→ **Work to be completed**
Collect all lines below with the string "double".

→ **Exercise data**
──────────────────────────────

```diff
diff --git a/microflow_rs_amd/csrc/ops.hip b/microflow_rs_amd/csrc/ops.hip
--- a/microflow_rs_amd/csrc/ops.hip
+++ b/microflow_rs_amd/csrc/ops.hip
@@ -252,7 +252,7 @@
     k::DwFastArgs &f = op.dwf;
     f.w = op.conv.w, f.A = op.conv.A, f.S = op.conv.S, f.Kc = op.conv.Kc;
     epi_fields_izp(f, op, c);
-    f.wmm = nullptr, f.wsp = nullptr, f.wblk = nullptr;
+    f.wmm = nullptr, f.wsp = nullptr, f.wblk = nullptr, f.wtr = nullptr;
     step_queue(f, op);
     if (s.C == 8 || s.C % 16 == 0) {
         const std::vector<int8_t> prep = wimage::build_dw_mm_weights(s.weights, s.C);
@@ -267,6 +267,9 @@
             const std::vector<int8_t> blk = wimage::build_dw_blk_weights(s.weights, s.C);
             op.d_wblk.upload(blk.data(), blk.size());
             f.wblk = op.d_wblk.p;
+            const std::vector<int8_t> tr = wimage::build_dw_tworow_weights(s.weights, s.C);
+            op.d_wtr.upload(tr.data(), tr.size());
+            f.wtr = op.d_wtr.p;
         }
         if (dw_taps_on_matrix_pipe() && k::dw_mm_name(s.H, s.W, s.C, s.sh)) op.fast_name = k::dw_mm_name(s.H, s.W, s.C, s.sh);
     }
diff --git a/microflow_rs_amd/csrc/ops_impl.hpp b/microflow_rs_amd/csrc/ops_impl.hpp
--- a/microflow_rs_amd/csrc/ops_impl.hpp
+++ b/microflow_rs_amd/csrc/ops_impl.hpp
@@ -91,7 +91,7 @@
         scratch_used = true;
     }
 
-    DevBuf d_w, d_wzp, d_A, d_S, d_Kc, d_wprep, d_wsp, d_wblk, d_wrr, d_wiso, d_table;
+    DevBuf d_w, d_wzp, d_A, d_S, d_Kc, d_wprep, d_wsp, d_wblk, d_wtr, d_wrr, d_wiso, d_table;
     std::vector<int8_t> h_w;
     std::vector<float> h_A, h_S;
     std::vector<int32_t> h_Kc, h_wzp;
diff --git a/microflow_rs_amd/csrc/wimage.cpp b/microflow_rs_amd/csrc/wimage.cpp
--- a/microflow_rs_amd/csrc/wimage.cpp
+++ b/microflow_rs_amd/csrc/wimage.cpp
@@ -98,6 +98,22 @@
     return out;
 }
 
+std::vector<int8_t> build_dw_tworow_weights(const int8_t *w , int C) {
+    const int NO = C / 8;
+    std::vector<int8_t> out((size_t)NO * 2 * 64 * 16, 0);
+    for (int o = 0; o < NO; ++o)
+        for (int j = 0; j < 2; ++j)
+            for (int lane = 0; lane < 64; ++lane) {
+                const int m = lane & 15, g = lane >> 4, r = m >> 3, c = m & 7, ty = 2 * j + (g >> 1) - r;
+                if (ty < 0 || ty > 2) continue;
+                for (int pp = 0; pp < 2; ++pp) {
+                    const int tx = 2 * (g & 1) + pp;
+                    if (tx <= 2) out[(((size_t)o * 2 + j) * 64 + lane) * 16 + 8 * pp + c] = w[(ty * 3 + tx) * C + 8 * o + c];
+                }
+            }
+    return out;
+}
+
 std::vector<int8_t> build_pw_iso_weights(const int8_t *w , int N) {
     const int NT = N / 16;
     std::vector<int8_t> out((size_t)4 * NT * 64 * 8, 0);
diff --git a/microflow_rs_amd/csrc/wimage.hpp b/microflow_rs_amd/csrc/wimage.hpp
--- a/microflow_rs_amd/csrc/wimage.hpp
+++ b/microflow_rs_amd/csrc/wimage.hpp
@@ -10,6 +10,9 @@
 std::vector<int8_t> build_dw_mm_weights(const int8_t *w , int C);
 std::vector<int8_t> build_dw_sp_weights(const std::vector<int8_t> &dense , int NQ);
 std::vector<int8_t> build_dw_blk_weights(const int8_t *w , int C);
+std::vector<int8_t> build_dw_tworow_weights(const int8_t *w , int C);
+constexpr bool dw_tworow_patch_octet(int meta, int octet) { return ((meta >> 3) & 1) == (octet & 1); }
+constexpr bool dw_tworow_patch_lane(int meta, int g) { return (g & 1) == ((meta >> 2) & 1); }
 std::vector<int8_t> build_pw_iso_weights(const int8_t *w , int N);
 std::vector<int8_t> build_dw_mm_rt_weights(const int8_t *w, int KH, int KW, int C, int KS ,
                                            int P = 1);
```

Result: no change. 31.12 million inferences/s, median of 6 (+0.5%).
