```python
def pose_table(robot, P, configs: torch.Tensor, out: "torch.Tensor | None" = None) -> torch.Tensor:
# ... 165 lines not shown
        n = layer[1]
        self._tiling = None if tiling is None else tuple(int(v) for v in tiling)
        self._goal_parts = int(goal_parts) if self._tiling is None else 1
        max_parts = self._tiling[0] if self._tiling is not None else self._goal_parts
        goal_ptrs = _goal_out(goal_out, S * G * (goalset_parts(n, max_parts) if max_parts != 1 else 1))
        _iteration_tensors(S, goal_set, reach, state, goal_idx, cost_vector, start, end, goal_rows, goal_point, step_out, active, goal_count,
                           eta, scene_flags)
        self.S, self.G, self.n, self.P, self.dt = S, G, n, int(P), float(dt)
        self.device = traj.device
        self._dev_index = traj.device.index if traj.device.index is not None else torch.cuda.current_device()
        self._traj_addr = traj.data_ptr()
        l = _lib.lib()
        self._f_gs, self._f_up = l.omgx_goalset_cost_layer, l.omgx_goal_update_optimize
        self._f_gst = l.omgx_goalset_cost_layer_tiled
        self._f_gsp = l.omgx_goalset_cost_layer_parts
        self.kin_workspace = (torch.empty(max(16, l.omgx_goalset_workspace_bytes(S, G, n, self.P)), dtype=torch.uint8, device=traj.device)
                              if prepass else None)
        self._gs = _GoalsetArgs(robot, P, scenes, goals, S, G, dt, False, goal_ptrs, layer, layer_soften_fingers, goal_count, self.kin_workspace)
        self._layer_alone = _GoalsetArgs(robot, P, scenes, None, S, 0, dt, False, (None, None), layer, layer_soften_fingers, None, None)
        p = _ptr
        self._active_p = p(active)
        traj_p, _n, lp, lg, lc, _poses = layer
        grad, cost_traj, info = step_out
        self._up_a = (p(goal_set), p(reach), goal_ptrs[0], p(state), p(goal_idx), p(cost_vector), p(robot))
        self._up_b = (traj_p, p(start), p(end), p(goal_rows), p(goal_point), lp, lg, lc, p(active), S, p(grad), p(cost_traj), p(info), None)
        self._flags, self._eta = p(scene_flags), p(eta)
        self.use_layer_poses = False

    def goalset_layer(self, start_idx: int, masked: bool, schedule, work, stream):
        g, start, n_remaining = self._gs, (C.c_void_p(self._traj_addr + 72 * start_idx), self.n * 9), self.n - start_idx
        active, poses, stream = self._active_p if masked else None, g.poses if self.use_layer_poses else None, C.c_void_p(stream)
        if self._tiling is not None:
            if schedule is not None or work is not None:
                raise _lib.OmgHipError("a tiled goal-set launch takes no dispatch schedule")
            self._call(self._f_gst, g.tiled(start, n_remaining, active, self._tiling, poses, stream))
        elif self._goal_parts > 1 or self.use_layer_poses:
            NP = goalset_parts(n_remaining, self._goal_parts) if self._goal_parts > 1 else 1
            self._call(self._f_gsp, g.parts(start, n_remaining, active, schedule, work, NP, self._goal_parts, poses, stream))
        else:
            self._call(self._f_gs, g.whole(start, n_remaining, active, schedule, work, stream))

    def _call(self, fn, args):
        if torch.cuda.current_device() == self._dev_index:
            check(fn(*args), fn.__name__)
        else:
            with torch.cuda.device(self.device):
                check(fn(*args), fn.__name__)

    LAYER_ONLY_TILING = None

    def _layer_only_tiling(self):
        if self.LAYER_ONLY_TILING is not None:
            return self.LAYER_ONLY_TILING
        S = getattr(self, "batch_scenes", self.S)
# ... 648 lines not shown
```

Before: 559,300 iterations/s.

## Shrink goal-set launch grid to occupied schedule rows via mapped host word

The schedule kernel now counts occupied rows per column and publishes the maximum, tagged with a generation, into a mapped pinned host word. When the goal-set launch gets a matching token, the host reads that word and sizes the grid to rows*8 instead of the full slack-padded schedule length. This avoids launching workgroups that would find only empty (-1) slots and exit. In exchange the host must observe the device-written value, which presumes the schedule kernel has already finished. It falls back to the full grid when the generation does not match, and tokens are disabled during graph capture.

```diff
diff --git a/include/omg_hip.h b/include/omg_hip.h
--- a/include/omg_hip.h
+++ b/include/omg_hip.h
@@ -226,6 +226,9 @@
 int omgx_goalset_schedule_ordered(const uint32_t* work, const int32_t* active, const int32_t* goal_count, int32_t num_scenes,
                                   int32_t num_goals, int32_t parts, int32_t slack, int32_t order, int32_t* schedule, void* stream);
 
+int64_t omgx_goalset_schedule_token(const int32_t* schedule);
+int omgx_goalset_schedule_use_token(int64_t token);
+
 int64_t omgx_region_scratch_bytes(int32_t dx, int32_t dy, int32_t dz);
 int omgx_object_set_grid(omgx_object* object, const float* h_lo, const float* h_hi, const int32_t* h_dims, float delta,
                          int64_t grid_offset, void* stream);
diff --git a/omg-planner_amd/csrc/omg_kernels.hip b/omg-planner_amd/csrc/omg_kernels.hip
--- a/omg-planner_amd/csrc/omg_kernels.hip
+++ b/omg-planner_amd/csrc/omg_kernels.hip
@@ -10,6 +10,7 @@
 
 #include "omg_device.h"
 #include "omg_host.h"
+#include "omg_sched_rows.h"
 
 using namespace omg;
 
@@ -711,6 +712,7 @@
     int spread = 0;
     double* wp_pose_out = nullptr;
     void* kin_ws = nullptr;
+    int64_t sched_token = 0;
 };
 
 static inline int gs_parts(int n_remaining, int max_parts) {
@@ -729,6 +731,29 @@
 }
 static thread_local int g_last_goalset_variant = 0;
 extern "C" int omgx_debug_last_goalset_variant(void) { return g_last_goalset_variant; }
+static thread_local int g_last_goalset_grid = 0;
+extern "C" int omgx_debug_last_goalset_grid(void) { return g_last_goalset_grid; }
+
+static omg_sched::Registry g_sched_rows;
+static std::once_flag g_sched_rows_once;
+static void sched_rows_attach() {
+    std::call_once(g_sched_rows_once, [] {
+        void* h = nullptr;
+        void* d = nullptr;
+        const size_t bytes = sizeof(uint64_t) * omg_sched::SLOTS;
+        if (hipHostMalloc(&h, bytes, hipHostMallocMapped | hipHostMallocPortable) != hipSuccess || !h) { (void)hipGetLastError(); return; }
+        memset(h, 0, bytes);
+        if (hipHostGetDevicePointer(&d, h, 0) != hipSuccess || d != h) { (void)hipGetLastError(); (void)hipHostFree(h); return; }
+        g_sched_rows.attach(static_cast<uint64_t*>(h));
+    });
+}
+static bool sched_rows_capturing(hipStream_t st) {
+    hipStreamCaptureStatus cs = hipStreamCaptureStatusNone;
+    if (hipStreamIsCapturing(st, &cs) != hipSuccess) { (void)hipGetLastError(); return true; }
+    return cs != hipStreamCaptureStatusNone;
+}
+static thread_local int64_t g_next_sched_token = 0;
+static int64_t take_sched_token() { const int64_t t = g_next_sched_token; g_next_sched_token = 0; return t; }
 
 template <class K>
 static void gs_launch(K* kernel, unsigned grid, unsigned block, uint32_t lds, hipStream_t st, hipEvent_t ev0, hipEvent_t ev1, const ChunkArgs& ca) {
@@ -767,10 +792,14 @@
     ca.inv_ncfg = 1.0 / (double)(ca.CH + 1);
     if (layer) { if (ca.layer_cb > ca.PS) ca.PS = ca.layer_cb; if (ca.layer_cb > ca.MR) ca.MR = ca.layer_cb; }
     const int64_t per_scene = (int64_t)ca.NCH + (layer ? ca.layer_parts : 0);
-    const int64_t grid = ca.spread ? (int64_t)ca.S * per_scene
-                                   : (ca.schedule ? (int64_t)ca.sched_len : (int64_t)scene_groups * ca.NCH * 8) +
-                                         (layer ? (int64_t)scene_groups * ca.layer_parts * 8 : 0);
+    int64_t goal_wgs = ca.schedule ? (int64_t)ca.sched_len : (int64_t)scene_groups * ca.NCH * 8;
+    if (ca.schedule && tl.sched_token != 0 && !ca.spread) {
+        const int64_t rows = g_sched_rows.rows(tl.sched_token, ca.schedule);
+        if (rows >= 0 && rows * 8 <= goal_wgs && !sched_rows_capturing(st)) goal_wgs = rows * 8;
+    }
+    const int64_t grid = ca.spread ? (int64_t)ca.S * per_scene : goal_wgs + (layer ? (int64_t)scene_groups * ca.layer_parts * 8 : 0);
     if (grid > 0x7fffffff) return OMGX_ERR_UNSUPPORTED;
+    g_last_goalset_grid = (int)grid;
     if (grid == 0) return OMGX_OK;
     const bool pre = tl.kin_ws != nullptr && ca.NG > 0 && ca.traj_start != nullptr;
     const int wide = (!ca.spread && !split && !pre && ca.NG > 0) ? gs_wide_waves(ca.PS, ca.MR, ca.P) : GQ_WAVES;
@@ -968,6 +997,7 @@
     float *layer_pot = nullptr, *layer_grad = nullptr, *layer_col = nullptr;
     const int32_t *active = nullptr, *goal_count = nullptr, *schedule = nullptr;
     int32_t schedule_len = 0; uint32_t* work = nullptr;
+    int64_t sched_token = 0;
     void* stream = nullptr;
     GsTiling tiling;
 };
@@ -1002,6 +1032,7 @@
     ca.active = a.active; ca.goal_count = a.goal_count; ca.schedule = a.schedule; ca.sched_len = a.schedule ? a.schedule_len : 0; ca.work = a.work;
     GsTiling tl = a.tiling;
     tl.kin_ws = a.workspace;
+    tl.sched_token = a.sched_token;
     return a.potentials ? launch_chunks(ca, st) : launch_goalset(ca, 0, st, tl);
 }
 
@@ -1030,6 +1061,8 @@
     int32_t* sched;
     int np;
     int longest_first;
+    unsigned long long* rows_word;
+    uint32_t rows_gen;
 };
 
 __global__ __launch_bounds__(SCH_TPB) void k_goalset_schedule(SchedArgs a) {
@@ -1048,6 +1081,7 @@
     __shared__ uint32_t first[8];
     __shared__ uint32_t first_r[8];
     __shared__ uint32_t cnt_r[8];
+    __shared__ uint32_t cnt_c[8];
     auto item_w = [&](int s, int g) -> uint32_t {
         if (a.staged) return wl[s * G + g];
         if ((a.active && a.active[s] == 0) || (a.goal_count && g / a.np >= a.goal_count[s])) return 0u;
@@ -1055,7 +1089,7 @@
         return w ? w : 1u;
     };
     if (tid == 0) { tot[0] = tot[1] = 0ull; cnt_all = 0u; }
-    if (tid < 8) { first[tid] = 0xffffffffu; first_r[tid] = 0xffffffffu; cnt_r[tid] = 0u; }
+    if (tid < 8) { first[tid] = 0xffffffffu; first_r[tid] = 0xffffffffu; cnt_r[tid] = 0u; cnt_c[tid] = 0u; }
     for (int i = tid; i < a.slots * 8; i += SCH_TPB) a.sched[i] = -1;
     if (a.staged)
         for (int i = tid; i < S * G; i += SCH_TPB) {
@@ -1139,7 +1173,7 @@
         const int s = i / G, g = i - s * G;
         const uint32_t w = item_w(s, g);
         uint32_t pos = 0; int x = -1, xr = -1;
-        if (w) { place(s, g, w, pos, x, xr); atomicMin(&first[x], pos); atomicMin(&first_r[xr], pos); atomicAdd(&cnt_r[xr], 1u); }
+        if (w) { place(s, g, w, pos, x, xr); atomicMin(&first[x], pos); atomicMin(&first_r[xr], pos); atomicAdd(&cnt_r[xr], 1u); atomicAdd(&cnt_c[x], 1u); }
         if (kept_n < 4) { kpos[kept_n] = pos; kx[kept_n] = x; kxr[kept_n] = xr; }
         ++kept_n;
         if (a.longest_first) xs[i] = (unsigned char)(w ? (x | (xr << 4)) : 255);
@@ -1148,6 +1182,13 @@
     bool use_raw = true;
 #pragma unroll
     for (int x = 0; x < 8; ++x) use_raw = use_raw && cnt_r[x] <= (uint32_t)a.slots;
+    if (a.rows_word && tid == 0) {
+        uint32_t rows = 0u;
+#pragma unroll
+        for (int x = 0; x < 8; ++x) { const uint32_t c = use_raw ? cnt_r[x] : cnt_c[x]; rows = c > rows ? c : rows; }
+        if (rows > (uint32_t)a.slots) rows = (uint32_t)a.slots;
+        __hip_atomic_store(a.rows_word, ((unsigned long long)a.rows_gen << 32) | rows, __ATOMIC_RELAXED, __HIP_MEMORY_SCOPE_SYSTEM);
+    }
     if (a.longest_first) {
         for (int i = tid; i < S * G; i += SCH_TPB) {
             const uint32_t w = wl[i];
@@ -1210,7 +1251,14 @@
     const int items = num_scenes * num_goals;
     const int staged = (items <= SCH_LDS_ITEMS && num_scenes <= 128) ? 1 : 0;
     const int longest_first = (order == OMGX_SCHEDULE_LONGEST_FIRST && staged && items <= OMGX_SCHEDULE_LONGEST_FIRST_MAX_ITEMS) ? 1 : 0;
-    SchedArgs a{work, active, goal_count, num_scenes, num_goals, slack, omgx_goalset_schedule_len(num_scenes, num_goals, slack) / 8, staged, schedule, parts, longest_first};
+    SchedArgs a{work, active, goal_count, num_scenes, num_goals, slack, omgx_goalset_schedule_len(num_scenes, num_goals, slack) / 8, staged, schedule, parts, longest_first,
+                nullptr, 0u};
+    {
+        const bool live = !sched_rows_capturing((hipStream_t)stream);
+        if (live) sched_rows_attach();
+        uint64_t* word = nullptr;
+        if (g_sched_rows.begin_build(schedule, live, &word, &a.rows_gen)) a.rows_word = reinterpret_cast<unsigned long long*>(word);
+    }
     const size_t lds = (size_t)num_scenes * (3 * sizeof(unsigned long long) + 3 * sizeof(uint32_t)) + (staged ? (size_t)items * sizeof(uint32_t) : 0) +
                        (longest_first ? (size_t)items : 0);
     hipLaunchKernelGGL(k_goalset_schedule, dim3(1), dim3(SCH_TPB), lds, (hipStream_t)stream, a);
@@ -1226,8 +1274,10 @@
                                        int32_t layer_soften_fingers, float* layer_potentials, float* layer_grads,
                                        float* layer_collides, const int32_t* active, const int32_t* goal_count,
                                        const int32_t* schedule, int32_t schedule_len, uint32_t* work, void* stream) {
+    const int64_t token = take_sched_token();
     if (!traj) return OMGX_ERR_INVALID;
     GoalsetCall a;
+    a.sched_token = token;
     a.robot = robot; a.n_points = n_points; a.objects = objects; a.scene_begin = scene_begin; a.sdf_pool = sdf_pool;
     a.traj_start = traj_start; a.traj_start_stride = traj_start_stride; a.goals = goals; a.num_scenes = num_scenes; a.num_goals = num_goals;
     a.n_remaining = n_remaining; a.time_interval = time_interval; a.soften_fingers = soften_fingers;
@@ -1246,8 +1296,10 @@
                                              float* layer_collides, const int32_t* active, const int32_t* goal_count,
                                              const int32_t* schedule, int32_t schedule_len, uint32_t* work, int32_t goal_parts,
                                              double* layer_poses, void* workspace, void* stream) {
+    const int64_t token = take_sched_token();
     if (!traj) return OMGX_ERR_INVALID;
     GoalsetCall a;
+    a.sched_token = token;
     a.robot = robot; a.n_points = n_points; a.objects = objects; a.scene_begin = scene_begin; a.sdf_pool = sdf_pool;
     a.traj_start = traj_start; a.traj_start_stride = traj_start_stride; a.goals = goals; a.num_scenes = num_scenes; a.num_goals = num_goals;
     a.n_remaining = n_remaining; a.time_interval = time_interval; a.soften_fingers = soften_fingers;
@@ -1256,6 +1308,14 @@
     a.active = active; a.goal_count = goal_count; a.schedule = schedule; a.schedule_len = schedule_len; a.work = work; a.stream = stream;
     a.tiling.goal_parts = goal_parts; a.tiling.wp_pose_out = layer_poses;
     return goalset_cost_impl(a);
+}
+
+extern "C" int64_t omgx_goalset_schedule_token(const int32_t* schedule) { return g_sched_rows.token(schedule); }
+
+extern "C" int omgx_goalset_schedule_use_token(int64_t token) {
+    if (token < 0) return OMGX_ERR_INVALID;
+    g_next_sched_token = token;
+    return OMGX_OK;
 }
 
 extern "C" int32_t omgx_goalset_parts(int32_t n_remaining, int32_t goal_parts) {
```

──────────────────────────────

→ **Answer to this task**
     double* wp_pose_out = nullptr;
     ca.inv_ncfg = 1.0 / (double)(ca.CH + 1);
                                              double* layer_poses, void* workspace, void* stream) {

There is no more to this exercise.